Finiteness of $E(\mathbf Q)$ and $Ø(E,\mathbf Q)$ for a subclass of Weil curves

V. A. Kolyvagin

Abstract: Let $E$ be an elliptic curve over $\mathbf Q$, admitting a Weil parametrization $\gamma\colon X_N\to E$, $L(E,\mathbf Q,1)\ne0$. Let $K$ be an imaginary quadratic extension of $\mathbf Q$ with discriminant $\Delta\equiv\textrm{square}\pmod{4N})$, and let $y_K\in E(K)$ be a Heegner point. We show that if $y_K$ has infinite order ($K$ must not belong to a finite set of fields that can be described in terms of $\gamma$), then the Mordell–Weil group $E(\mathbf Q)$ and the Tate–Shafarevich group $Ø(E,\mathbf Q)$ of the curve $E$ (over $\mathbf Q$) are finite.

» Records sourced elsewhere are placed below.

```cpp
template <int NB>
__global__ __launch_bounds__(64) void k_cmn_nslope(const DevView *__restrict__ Vp, int n, int nn) {
  const DevView &V = *Vp;
  COLUMN_IJ(V);
  const bool isv = blockIdx.y == 1;
  if (isv ? (j < 0 || j > V.jj + 2 || i < -1 || i > V.ii + 2 || !V.m[I_iv][c])
          : (j < -1 || j > V.jj + 2 || i < 0 || i > V.ii + 2 || !V.m[I_iu][c])) return;
  const size_t np = V.nplane, a_ = isv ? c - V.ni : c - 1, b_ = c;
  const int kk = V.kk;
  gcd_t p = V.f[F_p], phi = V.f[F_phi], bf = V.f[F_bfsqf];
  gcd_t temp = V.f[F_temp] + (size_t)nn * np, saln = V.f[F_saln] + (size_t)nn * np, dp = V.f[F_dp] + (size_t)nn * np;
  gd_t nslp = (isv ? V.f[F_nslpy] : V.f[F_nslpx]) + c, nnslp = (isv ? V.f[F_nnslpy] : V.f[F_nnslpx]) + c;
  const double sci = (isv ? V.f[F_scvyi] : V.f[F_scuxi])[c];
#define A(f, x, k) (f)[(x) + (size_t)((k)-1) * np]
#define O(f, k) (f)[(size_t)((k)-1) * np]
  for (int k = 1; k <= kk; k++) { O(nslp, k) = 0.; O(nnslp, k) = 0.; }
  const int kfa = V.m[I_kfpla][a_ + (size_t)(n - 1) * np], kfb = V.m[I_kfpla][b_ + (size_t)(n - 1) * np];
  if (!(kfa <= kk || kfb <= kk)) return;
  int kmax = 1;
  for (int k0 = 3; k0 <= kk; k0 += COLUMN_U) {
    double da[COLUMN_U], db[COLUMN_U];
#pragma unroll
    for (int u = 0; u < COLUMN_U; u++) { const int kq = k0 + u <= kk ? k0 + u : kk; da[u] = A(dp, a_, kq); db[u] = A(dp, b_, kq); }
#pragma unroll
    for (int u = 0; u < COLUMN_U; u++)
      if (k0 + u <= kk && (da[u] > EPSILP || db[u] > EPSILP)) kmax = k0 + u;
  }
  const int kintr = kfa > kfb ? kfa : kfb;
  int knnsl = 2;
  const double phba = A(phi, a_, kk + 1), phbb = A(phi, b_, kk + 1);
  {
    const double pm = .5 * (A(p, a_, 3) + A(p, b_, 3));
    const double rx = eos::rho(pm, A(temp, b_, 2), A(saln, b_, 2)) - eos::rho(pm, A(temp, a_, 2), A(saln, a_, 2));
// ... 12 lines not shown
#pragma unroll
      for (int u = 0; u < NB; u++) {
        const int kq = k0 + u <= kmax ? k0 + u : kmax;
        pa[u] = A(p, a_, kq); pb[u] = A(p, b_, kq);
        tb[u] = A(temp, b_, kq); sb[u] = A(saln, b_, kq); ta[u] = A(temp, a_, kq); sa[u] = A(saln, a_, kq);
        fb[u] = A(phi, b_, kq); fa[u] = A(phi, a_, kq); ba[u] = A(bf, a_, kq); bb[u] = A(bf, b_, kq);
      }
#pragma unroll
      for (int u = 0; u < NB; u++) {
        const int k = k0 + u;
        if (k > kmax) break;
        const double pm = .5 * (pa[u] + pb[u]);
        const double rx = .5 * (eos::rho(pm, tbm, sbm) - eos::rho(pm, tam, sam) + eos::rho(pm, tb[u], sb[u]) - eos::rho(pm, ta[u], sa[u]));
        const double px = fb[u] - fa[u];
        const double bm = .5 * (ba[u] + bb[u]);
        const double s = (GRAV * rx / (RHO0 * bm) + px / GRAV) * sci;
        O(nslp, k) = s;
        if (fb[u] > phba && fa[u] > phbb) { O(nnslp, k) = sqrt(bm) * s; knnsl = k; }
        tbm = tb[u]; sbm = sb[u]; tam = ta[u]; sam = sa[u];
      }
    }
  }
  {
    const double last = O(nnslp, knnsl);
    for (int k = knnsl + 1; k <= kmax; k++) O(nnslp, k) = last;
  }
  if (kintr < kmax) {
    const double s = O(nslp, kintr + 1), ns = O(nnslp, kintr + 1);
    for (int k = 4; k <= kintr; k++) { O(nslp, k) = s; O(nnslp, k) = ns; }
  } else {
    const double s = O(nslp, 3), ns = O(nnslp, 3);
    for (int k = 4; k <= kmax; k++) { O(nslp, k) = s; O(nnslp, k) = ns; }
  }
#undef A
#undef O
}

__global__ __launch_bounds__(64) void k_cmn_z(const DevView *__restrict__ Vp, int mm) {
  const DevView &V = *Vp;
  COLUMN_IJ(V);
  if (j < 1 || j > V.jj || i < 1 || i > V.ii || !V.m[I_ip][c]) return;
  const size_t np = V.nplane;
  const int kk = V.kk;
  gcd_t p = V.f[F_p] + c, temp = V.f[F_temp] + c + (size_t)mm * np, saln = V.f[F_saln] + c + (size_t)mm * np;
  gcd_t dp = V.f[F_dp] + c + (size_t)mm * np;
  gd_t z = V.f[F_z] + c, dz = V.f[F_dz] + c;
  double zlo = -V.f[F_phi][c + (size_t)kk * np] / GRAV, plo = p[(size_t)kk * np];
  z[(size_t)kk * np] = zlo;
  for (int k0 = kk - 1; k0 >= 0; k0 -= COLUMN_U) {
    double a[COLUMN_U], b[COLUMN_U], d[COLUMN_U], e[COLUMN_U];
#pragma unroll
    for (int u = 0; u < COLUMN_U; u++) {
      const size_t o = (size_t)(k0 - u >= 0 ? k0 - u : 0) * np;
      a[u] = p[o]; b[u] = dp[o]; d[u] = temp[o]; e[u] = saln[o];
    }
#pragma unroll
    for (int u = 0; u < COLUMN_U; u++) {
      const int k = k0 - u;
      if (k < 0) break;
      const double zk = b[u] < EPSILP ? zlo : zlo + eos::p_alpha(plo, a[u], d[u], e[u]) / GRAV;
      z[(size_t)k * np] = zk;
      dz[(size_t)k * np] = zlo - zk;
      zlo = zk; plo = a[u];
    }
  }
}
// ... 307 lines not shown
    if (int rc = st_xctilr_multi(c, 2, ptrs, nl, 3, 3, it)) return rc;
  }
  const dim3 g1 = plane_grid(h, 1, 64), g2 = plane_grid(h, 2, 64);
  if (h.P.vcoord_tag != 1) {
    if (h.P.ltedtp_opt == 2 && h.P.eitmth == 2) {
      if (int rc = st_xctilr(c, h.f[F_nslpx], 1, h.kk, 2, 2, 13)) return rc;
      if (int rc = st_xctilr(c, h.f[F_nslpy], 1, h.kk, 2, 2, 14)) return rc;
    }
    TimeScope ts(c, "cmnfld");
    HIPCHK(c, hipMemsetAsync(h.f[F_bfsqi], 0, sizeof(double) * (size_t)(h.kk + 1) * h.nplane, c->stream));
    HIPCHK(c, hipMemsetAsync(h.f[F_bfsql], 0, sizeof(double) * (size_t)h.kk * h.nplane, c->stream));
    hipLaunchKernelGGL(k_cmn_bfsqf_ale, g1, dim3(64), 0, c->stream, c->d, nn);
    if (h.P.eitmth == 2) {
      if (h.P.ltedtp_opt == 2) hipLaunchKernelGGL(k_cmn_nnslope_ale, g2, dim3(64), 0, c->stream, c->d);
      else {
        hipLaunchKernelGGL(k_cmn_phi, g1, dim3(64), 0, c->stream, c->d, nn);
        hipLaunchKernelGGL(k_cmn_nslope_ale, g2, dim3(64), 0, c->stream, c->d, nn);
      }
    }
    HIPCHK(c, hipGetLastError());
    return 0;
  }
  if (int rc = st_kfpla_halo(c, n)) return rc;
  if (h.P.eitmth != 2) return 0;
  const bool aside = ctx_overlap_on(c) && (c->phys_dag & 1) && !c->tiling.multi();
  hipStream_t s = c->stream;
  if (aside) {
    if (int rc = launch_pscan(c, nn, -2, 3)) return rc;
    c->seq.pscan_done_ahead = true;
    if (int rc = ctx_side_fork(c, 4)) return rc;
    s = c->side;
  }
  TimeScope ts(c, "cmnfld");
  hipLaunchKernelGGL(k_cmn_bfsqf, g1, dim3(64), 0, s, c->d, n, nn);
  hipLaunchKernelGGL(k_cmn_phi, g1, dim3(64), 0, s, c->d, nn);
  switch (c->cmn_nslope_nb) {
    case 4: hipLaunchKernelGGL(k_cmn_nslope<4>, g2, dim3(64), 0, s, c->d, n, nn); break;
    case 3: hipLaunchKernelGGL(k_cmn_nslope<3>, g2, dim3(64), 0, s, c->d, n, nn); break;
    default: hipLaunchKernelGGL(k_cmn_nslope<2>, g2, dim3(64), 0, s, c->d, n, nn); break;
  }
  HIPCHK(c, hipGetLastError());
  c->seq.cmn_on_side = aside;
  return 0;
}
```

### blom_amd/csrc/stage_difest_iso.hip

```cpp
#include "blomgpu_internal.h"
#include "../../include/blomgpu.h"
#include "eos.h"
#include "pow_libm.h"
#include "sin_libm.h"
#include "atan2_libm.h"
#include <cmath>

#define PLANE_IJ(V)                                                        \
  unsigned bx_, by_;                                                       \
  xcd_block(bx_, by_);                                                     \
  const int t_ = bx_ * blockDim.x + threadIdx.x;                           \
  (void)by_;                                                               \
  if (t_ >= (V).nplane) return;                                            \
  const int i = t_ % (V).ni - (NBDY - 1), j = t_ / (V).ni - (NBDY - 1);    \
  const size_t c = t_;                                                     \
  (void)i; (void)j; (void)c

#define GRAV 9.806
#define ALPHA0 1.e-3
#define PI_BLOM 3.1415926536
#define BU 8
#define EPSILP 1.e-12
#define ONEM 9806.
#define DPBMIN 98.06
// ... 13 lines not shown
#define DPGRAV (100. * ONEM)
#define DPDIAV (100. * ONEM)
#define DPDDAV (10. * ONEM)
#define DPNBAV (250. * ONEM)
#define USTMIN .001
#define KAPPA .4
#define BFEPS 1.e-16
#define SLEPS .1
#define ZETAS (-1.)
#define CPSEMIN (-0.2)
#define URMSEMIN 0.05
#define AS_ (-28.86)
#define CS_ 98.96
#define GLS_CMU0 .527
#define PR_T 1.
#define GLS_C1 1.44
#define GLS_C2 1.92
#define GLS_C3PLUS 1.
#define GLS_C3MINUS (-.63)
#define GLS_GH0 .0329
#define GLS_GHMIN (-.28)
#define GLS_GHCRI .03
#define LS_UNLMT_MIN 1.e-8

enum { W_DU2 = 0, W_DV2, W_BVFSQ, W_BVF, W_EGR, W_ANISOK, W_SM1, W_SM2, W_NUB, W_NSLOT };

struct TkeC {
  double sqrt2, cmu_fac1, cmu_fac2, cmu_fac3, tke_exp1, gls_exp1, gls_fac6, s0, s1, s2, s4, s5, s6, b0, b1, b2, b3, b4, b5, cmu0p3;
  double gls_qfac, gls_bbc, gls_cmu0p;
};
struct DfePar {
  double egc, eggam, eglsmn, egmndf, egmxdf, egidfq, rhiscf, ri0, tkepf, niwgf, niwbf, niwlf, bdml_logc;
  int eddf2d, edsprs, edanis, redi3d, edritp, edwmth, use_tke, use_gls, itke, igls, rhsctp;
  TkeC T;
};
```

For example, $Ø(X_{17},\mathbf Q)$ is finite. In particular, $E(\mathbf Q)$ and $Ø(E,\mathbf Q)$ are finite if $(\Delta,2N)=1$ and $L_f'(E,K,1)\ne0$, where $f=\infty$ or $f$ is a rational prime such that $(\frac fK)=1$ and $(f,Na_f)=1$, where $a_f$ is the coefficient of $f^{-s}$ in the $L$-series of $E$ over $\mathbf Q$. We indicate in terms of $E$, $K$, and $y_K$ a number annihilating $E(\mathbf Q)$ and $Ø(E,\mathbf Q)$.
Bibliography: 11 titles.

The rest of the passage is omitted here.